● **EXERCISE DETAILS**: Your result should be every line of the records below that contains the word "worklist".

● **RECORD EXCERPTS**:
# foxcroftjn/polars-strsim

Measured on AMD Instinct MI355X. Metric: M string-pairs/s, levenshtein, 100 M rows (+ achieved HBM GB/s in roofline), higher is better.
Workload: dtype u8/u32 bit-parallel, f64 epilogue

## Files before the change

polars-strsim_amd/csrc/strsim_kernels.hip:

```cpp
#include <hip/hip_runtime.h>
#include <stddef.h>
#include <cstdlib>
#include <stdint.h>
#include <type_traits>

#include "strsim_bounds.h"
#include "strsim_lane_core.h"
#include "strsim_lane_lut.h"
#include "strsim_lane_wide.h"
#include "strsim_lane_sym.h"
#include "strsim_kernels.h"
#include "strsim_lane_common.h"
#include "strsim_osa.h"
#include "strsim_distance.h"
#include "strsim_indel.h"
#include "strsim_partial.h"
#include "strsim_qgram.h"
#include "strsim_token.h"
#include "strsim_wratio.h"
#include "strsim_process.h"
#include "strsim_nearest.h"
#include "strsim_extract.h"
#include "strsim_cdist.h"
#include "strsim_join.h"
#include "strsim_match_join.h"
#include "strsim_components.h"

namespace strsim {

constexpr int ALL_MEASURES = 5;

struct OutPtrs {
    double *p[5];
};

#include "strsim_lane_stage.h"
#if defined(STRSIM_LAB) && defined(STRSIM_STAGE_PC)
#include "strsim_lane_stage_pc.h"
#endif
#include "strsim_lane_lit.h"
#include "strsim_match.h"
#include "strsim_nearest_kernels.h"
#include "strsim_extract_kernels.h"
#include "strsim_cdist_kernels.h"
#include "strsim_join_kernels.h"
#include "strsim_match_join_kernels.h"
#include "strsim_components_kernels.h"

#include "strsim_kernel_wide.h"
#include "strsim_kernel_utf8.h"
#include "strsim_kernel_wave.h"
#include "strsim_kernel_huge.h"

static void wide_geometry(const LaunchArgs &a, int span, uint32_t &sps, unsigned &grid)
{
    const uint64_t nchunks = (a.n + 63u) >> 6;
    const uint64_t nspans = (nchunks + (uint64_t)span - 1) / (uint64_t)span;
    const uint64_t want = 2u * (uint64_t)a.wide_grid;
    uint64_t k = nspans / (want ? want : 1u);
    if (k < 1u) k = 1u;
    if (k > (uint64_t)(WIDE_BLOCK / span)) k = WIDE_BLOCK / span;
    sps = (uint32_t)k;
    const uint64_t nsuper = (nspans + k - 1u) / k;
    grid = (unsigned)(nsuper < (uint64_t)a.wide_grid_cap ? nsuper : (uint64_t)a.wide_grid_cap);
}

static uint64_t stage_launch_size(uint64_t nsb, uint64_t resident, uint64_t cus)
{
    constexpr uint64_t per = 4;
    uint64_t g = nsb / per;
    const uint64_t floor_ = nsb < cus ? nsb : cus;
    if (g < floor_) g = floor_;
    if (g > resident) g = resident;
    return g ? g : 1u;
}

template <int M>
static void launch_lane_t(const LaunchArgs &a)
{
#if defined(STRSIM_LAB) && defined(STRSIM_STAGE_STRIP)
    if (M == LEVENSHTEIN && a.rowsA != 1 && a.rowsB != 1) {
        static uint16_t *buf = nullptr;
        static uint64_t cap = 0;
        if (a.n > cap) { if (buf) (void)hipFree(buf); (void)hipMalloc((void **)&buf, a.n * 2 + 64); cap = a.n; }
        hipLaunchKernelGGL(k_strip_oracle, dim3((unsigned)((a.n + 255) / 256)), dim3(256), 0, a.stream, a.offA, a.valA, a.offB, a.valB, a.n, buf);
        (void)hipMemcpyToSymbolAsync(HIP_SYMBOL(g_strip_ptr), &buf, sizeof buf, 0, hipMemcpyHostToDevice, a.stream);
    }
#endif
    if (a.ev_lane0) (void)hipEventRecord(a.ev_lane0, a.stream);
    OutPtrs op{};
    op.p[0] = a.out;
    const bool lit_a = a.rowsA == 1 && a.rowsB != 1, lit_b = a.rowsB == 1 && a.rowsA != 1;
    const bool lit_path = lit_a || lit_b;
    if (lit_path && !a.no_literal_path) {
        const bool litA = lit_a;
        const uint64_t nlb = (a.n + (LIT_ROWS - 1)) / LIT_ROWS;
        const uint64_t want = (uint64_t)a.stage_grid * 3u;
        const uint64_t gl = nlb < want ? nlb : want;
        hipLaunchKernelGGL((k_lane_lit<M>), dim3((unsigned)gl), dim3(LIT_BLOCK), 0, a.stream, litA ? a.offB : a.offA,
                           litA ? a.valB : a.valA, litA ? a.offA : a.offB, litA ? a.valA : a.valB, a.out, a.n, a.slowmask,
                           a.status, a.qtab, a.sched);
        if (a.publish_host) hipLaunchKernelGGL(k_publish_lit, dim3(1), dim3(64), 0, a.stream, a.sched, a.publish_host, a.publish_ticket);
    } else {
        const uint64_t nsb = (a.n + (STAGE_ROWS - 1)) / STAGE_ROWS;
        auto go = [&](auto tables, auto long_rows) {
            constexpr bool T = decltype(tables)::value, L = decltype(long_rows)::value;
            const uint64_t res = (uint64_t)a.stage_grid * (uint64_t)stage_waves_per_eu<M, T, L>() / (uint64_t)STRSIM_STAGE_WAVES_PER_EU;
            const uint64_t gs = stage_launch_size(nsb, res, (uint64_t)a.stage_grid / (uint64_t)STRSIM_STAGE_WAVES_PER_EU);
            hipLaunchKernelGGL((k_lane_stage<M, T, L>), dim3((unsigned)gs), dim3(STAGE_BLOCK), 0, a.stream, a.offA, a.valA, a.rowsA,
                               a.offB, a.valB, a.rowsB, op, a.n, a.slowmask, a.status, a.qtab, a.sched, a.publish_host, a.publish_ticket);
        };
#if defined(STRSIM_LAB) && defined(STRSIM_STAGE_PC)
        if (((STRSIM_STAGE_PC >> M) & 1) != 0 && a.rowsA != 1 && a.rowsB != 1 && !a.long_rows) {
            const uint64_t cus = (uint64_t)a.stage_grid / (uint64_t)STRSIM_STAGE_WAVES_PER_EU;
            const uint64_t gs = stage_launch_size(nsb, cus * (uint64_t)STRSIM_PC_WG_PER_CU, cus);
            hipLaunchKernelGGL((k_lane_stage_pc<M, STRSIM_PC_LUT != 0>), dim3((unsigned)gs), dim3(PC_THREADS), 0, a.stream, a.offA, a.valA, a.rowsA,
                               a.offB, a.valB, a.rowsB, op, a.n, a.slowmask, a.status, a.qtab, a.sched, a.publish_host, a.publish_ticket);
        } else
#endif
        if (a.long_rows) go(std::false_type{}, std::true_type{});
        else if constexpr (stage_uses_lut<M>()) go(std::true_type{}, std::false_type{});
        else go(std::false_type{}, std::false_type{});
    }
    if (a.ev_lane1) (void)hipEventRecord(a.ev_lane1, a.stream);
}

template <int M>
static void launch_slow_t(const LaunchArgs &a)
{
    const uint64_t nchunks = (a.n + 63u) >> 6;
    const uint64_t wg = M == LEVENSHTEIN ? (uint64_t)a.wave_grid_lev
                        : (M == JARO || M == JARO_WINKLER) ? (uint64_t)a.wave_grid * 3u / 4u : (uint64_t)a.wave_grid;
    const uint64_t g2 = nchunks < wg ? nchunks : wg;
    {
        uint32_t sps, sps8;
        unsigned g3, g8;
        wide_geometry(a, WIDE_SPAN, sps, g3);
        wide_geometry(a, U8_SPAN, sps8, g8);
        hipLaunchKernelGGL((k_lane_wide<M>), dim3(g3), dim3(WIDE_BLOCK), 0, a.stream, a.offA, a.valA, a.rowsA,
                           a.offB, a.valB, a.rowsB, a.out, a.n, a.slowmask, sps);
        hipLaunchKernelGGL((k_lane_utf8<M>), dim3(g8), dim3(WIDE_BLOCK), 0, a.stream, a.offA, a.valA, a.rowsA,
                           a.offB, a.valB, a.rowsB, a.out, a.n, a.slowmask, sps8, a.worklist, a.status);
    }
    hipLaunchKernelGGL((k_wave_pairs<M>), dim3((unsigned)g2), dim3(64), 0, a.stream, a.offA, a.valA, a.rowsA, a.offB,
                       a.valB, a.rowsB, a.out, a.n, a.slowmask, a.worklist, a.status, a.lev_ws);
    if (a.ev_wave1) (void)hipEventRecord(a.ev_wave1, a.stream);
}


template <int M>
static void launch_pair(const LaunchArgs &a)
{
    launch_lane_t<M>(a);
    launch_slow_t<M>(a);
}

template <int M>
static void launch_huge_t(const LaunchArgs &a, uint32_t *ws, uint32_t cap, int grid)
{
    hipLaunchKernelGGL((k_huge_pairs<M>), dim3((unsigned)grid), dim3(64), 0, a.stream, a.offA, a.valA, a.rowsA, a.offB,
                       a.valB, a.rowsB, a.out, a.n, ws, cap);
// ... 702 lines not shown
```

polars-strsim_amd/csrc/strsim_lane_stage.h:

```cpp
#pragma once

#ifndef STRSIM_STAGE_ROWS
#define STRSIM_STAGE_ROWS 512
#endif
#ifndef STRSIM_STAGE_CAP
#define STRSIM_STAGE_CAP 10240
#endif
#ifndef STRSIM_STAGE_CAP_LONG
#define STRSIM_STAGE_CAP_LONG 15104
#endif
#ifndef STRSIM_STAGE_CAP_LUT
#define STRSIM_STAGE_CAP_LUT 8960
#endif
#ifndef STRSIM_STAGE_WAVES_PER_EU
#define STRSIM_STAGE_WAVES_PER_EU 5
#endif
#ifndef STRSIM_STAGE_BUCKET_SHIFT
#define STRSIM_STAGE_BUCKET_SHIFT 1
#endif

#ifndef STRSIM_STAGE_LUT
#define STRSIM_STAGE_LUT 0x26
#endif
#ifndef STRSIM_JARO_KEEP_EQ_FILLS
#define STRSIM_JARO_KEEP_EQ_FILLS 1
#endif
#ifndef STRSIM_STAGE_LONG_TEXT_MAX
#define STRSIM_STAGE_LONG_TEXT_MAX 32
#endif
#ifndef STRSIM_STAGE_RANGE_MAX
#define STRSIM_STAGE_RANGE_MAX 64
#endif
#ifndef STRSIM_STAGE_RANGE_DIV
#define STRSIM_STAGE_RANGE_DIV 4
#endif
#ifndef STRSIM_STAGE_RANGE_MIN_BLOCKS
#define STRSIM_STAGE_RANGE_MIN_BLOCKS 2
#endif

#if defined(STRSIM_LAB) && defined(STRSIM_STAGE_STAMPS)
__device__ unsigned long long g_stage_stamps[16384][16];
#define STAGE_STAMP(cat) do { __builtin_amdgcn_sched_barrier(0); const unsigned long long t_ = __builtin_amdgcn_s_memtime(); \
                              __builtin_amdgcn_sched_barrier(0); st_acc[cat] += t_ - st_last; st_last = t_; } while (0)
#else
#define STAGE_STAMP(cat) do { } while (0)
#endif

#ifndef STRSIM_STAGE_THREADS
#define STRSIM_STAGE_THREADS 256
#endif
constexpr int STAGE_BLOCK = STRSIM_STAGE_THREADS;
constexpr int STAGE_WAVES = STAGE_BLOCK / 64;
constexpr int STAGE_ROWS = STRSIM_STAGE_ROWS;
constexpr int STAGE_RPT = STAGE_ROWS / STAGE_BLOCK;
constexpr int STAGE_NR = STAGE_ROWS / 64;
constexpr int STAGE_RPW = STAGE_NR / STAGE_WAVES;
template <int MEASURE> constexpr bool stage_uses_lut() { return ((STRSIM_STAGE_LUT >> MEASURE) & 1) != 0; }

template <bool TABLES, bool LONG = false> struct StageGeom {
    static_assert(!(TABLES && LONG), "the long-row geometry has no match-mask tables");
    static constexpr int CAP = LONG ? STRSIM_STAGE_CAP_LONG : (TABLES ? STRSIM_STAGE_CAP_LUT : STRSIM_STAGE_CAP);
    static constexpr int COL = CAP + 96;
    static constexpr int DMA_ITERS = (CAP + 48 + 16 * STAGE_BLOCK - 1) / (16 * STAGE_BLOCK);
    static_assert(CAP % 16 == 0 && 2 * COL + 64 + 16 <= 65536, "staging area: whole wave-instructions, 16-bit LDS offsets");
};
constexpr int STAGE_BSH = STRSIM_STAGE_BUCKET_SHIFT;
constexpr int STAGE_NBK = (32 >> STAGE_BSH) + 1;
static_assert(STAGE_RPT >= 1 && STAGE_RPT <= 4 && STAGE_RPW >= 1, "STAGE_ROWS is 256, 512 or 1024");
static_assert(STAGE_NBK <= 32, "the bucket scan runs on 32 lanes");

#define STRSIM_LDS_ADDR(p) ((uint32_t)(uintptr_t)((__attribute__((address_space(3))) void *)(p)))

__device__ __forceinline__ void lds_dma_b128(const void *gbase, uint32_t goff, uint32_t lds_dst)
{
    uint32_t keep;
    asm volatile("s_mov_b32 %0, m0\n\ts_mov_b32 m0, %3\n\ts_nop 0\n\tglobal_load_lds_dwordx4 %1, %2\n\ts_mov_b32 m0, %0"
                 : "=&s"(keep)
                 : "v"(goff), "s"(gbase), "s"(lds_dst)
                 : "memory");
}
__device__ __forceinline__ void lds_dma_b32(const void *gbase, uint32_t goff, uint32_t lds_dst)
{
    uint32_t keep;
    asm volatile("s_mov_b32 %0, m0\n\ts_mov_b32 m0, %3\n\ts_nop 0\n\tglobal_load_lds_dword %1, %2\n\ts_mov_b32 m0, %0"
                 : "=&s"(keep)
                 : "v"(goff), "s"(gbase), "s"(lds_dst)
                 : "memory");
}

__device__ __forceinline__ uint32_t load_invariant(const uint32_t *p)
{
    return *reinterpret_cast<const __attribute__((address_space(4))) uint32_t *>(reinterpret_cast<uintptr_t>(p));
}

constexpr uint32_t STAGE_DEAD = 1u << 31;

#if defined(STRSIM_LAB) && defined(STRSIM_STAGE_STRIP)
__device__ const uint16_t *g_strip_ptr;
__global__ __launch_bounds__(256) void k_strip_oracle(const uint32_t *__restrict__ offA, const uint8_t *__restrict__ valA, const uint32_t *__restrict__ offB,
                                                      const uint8_t *__restrict__ valB, uint64_t n, uint16_t *__restrict__ out)
{
    const uint64_t r = (uint64_t)blockIdx.x * 256u + threadIdx.x;
    if (r >= n) return;
    const uint32_t a0 = offA[r], la = offA[r + 1] - a0, b0 = offB[r], lb = offB[r + 1] - b0;
    const uint32_t m = la < lb ? la : lb, cap = (uint32_t)STRSIM_STAGE_STRIP;
    uint32_t p = 0, s = 0;
    while (p < m && p < cap && valA[a0 + p] == valB[b0 + p]) ++p;
    while (s < m - p && s < cap && valA[a0 + la - 1u - s] == valB[b0 + lb - 1u - s]) ++s;
    if (p + s > 63u) s = 63u - p;
    out[r] = (uint16_t)(p | (s << 8));
}
#define STRSIM_STRIP_ON 1
#else
#define STRSIM_STRIP_ON 0
#endif
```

● **SOLVED PROBLEM**:
                           a.offB, a.valB, a.rowsB, a.out, a.n, a.slowmask, sps8, a.worklist, a.status);
                       a.valB, a.rowsB, a.out, a.n, a.slowmask, a.worklist, a.status, a.lev_ws);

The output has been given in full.